The geographical precision of Matthew, Mark, Luke and John compared to Thomas, makes it likely Thomas was a later embellishment detached from a first-century Palestinian context.
In an era where Google Maps did not exist, The Gospel of Thomas mentions Judaea once but no other location. Meanwhile, Matthew refers to 90 places (towns, regions, bodies of water, other places etc), Mark 60, Luke 99 and John 76 (for more read Can We Trust the Gospels by Peter J Williams).
Moreover, Thomas presents Jesus more like a Greek philosopher than a Jewish rabbi.
When was Thomas likely written?
For Thomas to be impacted by Matthew, Luke, Romans, 1 Corinthians, Hebrews, a Two-Ways text, and potentially some other New Testament works, makes it highly unlikely it was written before the New Testament.
Especially, given church fathers in the late first and early second centuries did not quote Thomas but referred to the New Testament books.
Gathercole contends Thomas was written between 135 and 200 AD while listing many scholars who estimate a date in the mid to late second century.
As Bock and Wallace explain, “The silence of all second-century writers regarding Thomas would be extremely peculiar if this gospel had existed for fifty or sixty years before AD 100- and all the more so if Thomas was used extensively by many New Testament authors (Dethroning Jesus, p. 114).”
Did the early church fathers accept Thomas along with the canonical Gospels?

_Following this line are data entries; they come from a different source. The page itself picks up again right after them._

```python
class AbsgradArgs(ctypes.Structure):
    _fields_ = [("abs_dL_dmean2D", _vp), ("stat_abs_gradient_accum", _vp)]


class CameraModelArgs(ctypes.Structure):
    _fields_ = [("model", _i), ("fx", _f), ("fy", _f), ("cx", _f), ("cy", _f)]


CAMERA_MODELS = {"pinhole": 0, "fisheye": 1}


class CameraModel(NamedTuple):
    model: str
    fx: float
    fy: float
    cx: float
    cy: float

    @classmethod
    def from_tensor(cls, model, intrinsics):
        if not isinstance(intrinsics, torch.Tensor) or tuple(intrinsics.shape) != (4,):
            raise ValueError(f"intrinsics must be a tensor of shape (4,) holding (fx, fy, cx, cy), got {intrinsics!r}")
        return camera_model((model, *(float(v) for v in intrinsics.detach().to(torch.float32).cpu().tolist())))


class AuxLayout(ctypes.Structure):
    _fields_ = [(n, _sz) for n in ("ckpt_depth", "final_D", "total")]


DEBUG_SYNC, DEBUG_NO_CULL, DEBUG_SERIAL, DEBUG_NO_SPLIT, DEBUG_TILE_SORT, DEBUG_RADIX_DEPTH, DEBUG_NO_TRIM = 1, 2, 4, 8, 16, 32, 64
DEBUG_MEDIAN_FULL_WALK = 128


def _dbg(debug):
    return int(debug) if (isinstance(debug, int) and not isinstance(debug, bool)) else int(bool(debug))


def library_path():
    return _LIB_PATH


def use_library(path):
    global _LIB_PATH
    if _lib is not None:
        raise RuntimeError("use_library() must be called before the library is first loaded")
    _LIB_PATH = os.path.abspath(path)


def lib():
    global _lib
    if _lib is not None:
        return _lib
    if not os.path.exists(_LIB_PATH):
        raise RuntimeError(
            f"{_LIB_PATH} not found: build it with `python -c 'import __graft_entry__ as g; g.build()'` "
            "(hipcc --offload-arch=gfx950).  There is no CPU fallback for the rasterizer.")
    L = ctypes.CDLL(_LIB_PATH)
    L.gsr_last_error.restype = ctypes.c_char_p
    L.gsr_version.restype = ctypes.c_char_p
    L.gsr_geometry_bytes.restype = _sz
    L.gsr_geometry_bytes.argtypes = [_i]
    L.gsr_image_bytes.restype = _sz
    L.gsr_image_bytes.argtypes = [_i, _i]
    L.gsr_binning_bytes.restype = _sz
# ... 929 lines not shown
```

include/gsr.h:

```cpp
#ifndef GSR_H_INCLUDED
#define GSR_H_INCLUDED

#include <stddef.h>
#include <stdint.h>

#ifdef __cplusplus
extern "C" {
#endif

typedef enum {
	GSR_OK = 0,
	GSR_ERR_INVALID_ARGUMENT = -1,
	GSR_ERR_HIP = -2,
	GSR_ERR_PREFILTERED = -3,
	GSR_ERR_BUFFER_TOO_SMALL = -4
} gsr_status;

#define GSR_DEBUG_SYNC    1
#define GSR_DEBUG_NO_CULL 2
#define GSR_DEBUG_SERIAL  4
#define GSR_DEBUG_TILE_SORT 16
#define GSR_DEBUG_RADIX_DEPTH 32
#define GSR_DEBUG_NO_TRIM 64
#define GSR_DEBUG_NO_SPLIT 8

const char* gsr_last_error(void);

const char* gsr_version(void);

int gsr_thread_release(void);

size_t gsr_geometry_bytes(int P);
size_t gsr_image_bytes(int width, int height);
size_t gsr_binning_bytes(int P, int64_t num_rendered, int width, int height);
size_t gsr_backward_scratch_bytes(int P, int64_t num_rendered);

typedef struct {
	size_t splat;
	size_t depth_keys;
	size_t depth_keys_alt;
	size_t perm;
	size_t perm_alt;
	size_t tiles_touched;
	size_t rect;
	size_t slot_base;
	size_t clamped;
	size_t sh_ddir;
	size_t status;
	size_t scan_temp;
	size_t sort_table;
	size_t col_table;
	size_t rshape;
	size_t total;
} gsr_geometry_layout;
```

The early church fathers clearly rejected the apocryphal gospels and accepted the canonical Gospels.
Ignatius of Antioch (c.110) shows knowledge of Matthew and John. Papias of Hierapolis (c.125) referred to Matthew, Mark and John.
Polycarp of Smyrna (c. 120–140 AD) refers to Matthew and Luke.
Irenaeus referred to the four Gospels circulating together in the second century. The Muratorian Canon (c. 170), “names the four Gospels as authoritative in and for the church (Witherington, p. 23).”
Thomas, however, got a different treatment. Hippolytus of Rome (c. 225) referred harshly to the Gospel of Thomas. Origen (c.233–244) refers to Thomas circulating at the time of writing but not being approved by the church of God.
Hippolytus of Rome
Eusebius (c.311–323), Cyril of Jerusalem (c.348 AD) and Didymus the Blind all speak against Thomas while the Decretum Gelasianum in c. 491, lists the Gospel of Thomas in a list of apocryphal and heretical books to be forbidden.
Does Thomas contain different teachings to the New Testament?
Indeed- very different. Thomas teaches salvation comes from within (24, 70 and 83) while the canonical Gospels teach salvation is in Jesus (Luke 19:10, Matt. 20:28 etc).
Thomas teaches women need to become men to enter God’s kingdom (114), while the New Testament makes no such statement.
Thomas teaches get naked, and take off your clothes to see the truth about Jesus (37)!
Thomas teaches fasting is a sin, praying brings condemnation, and giving alms harms you (14).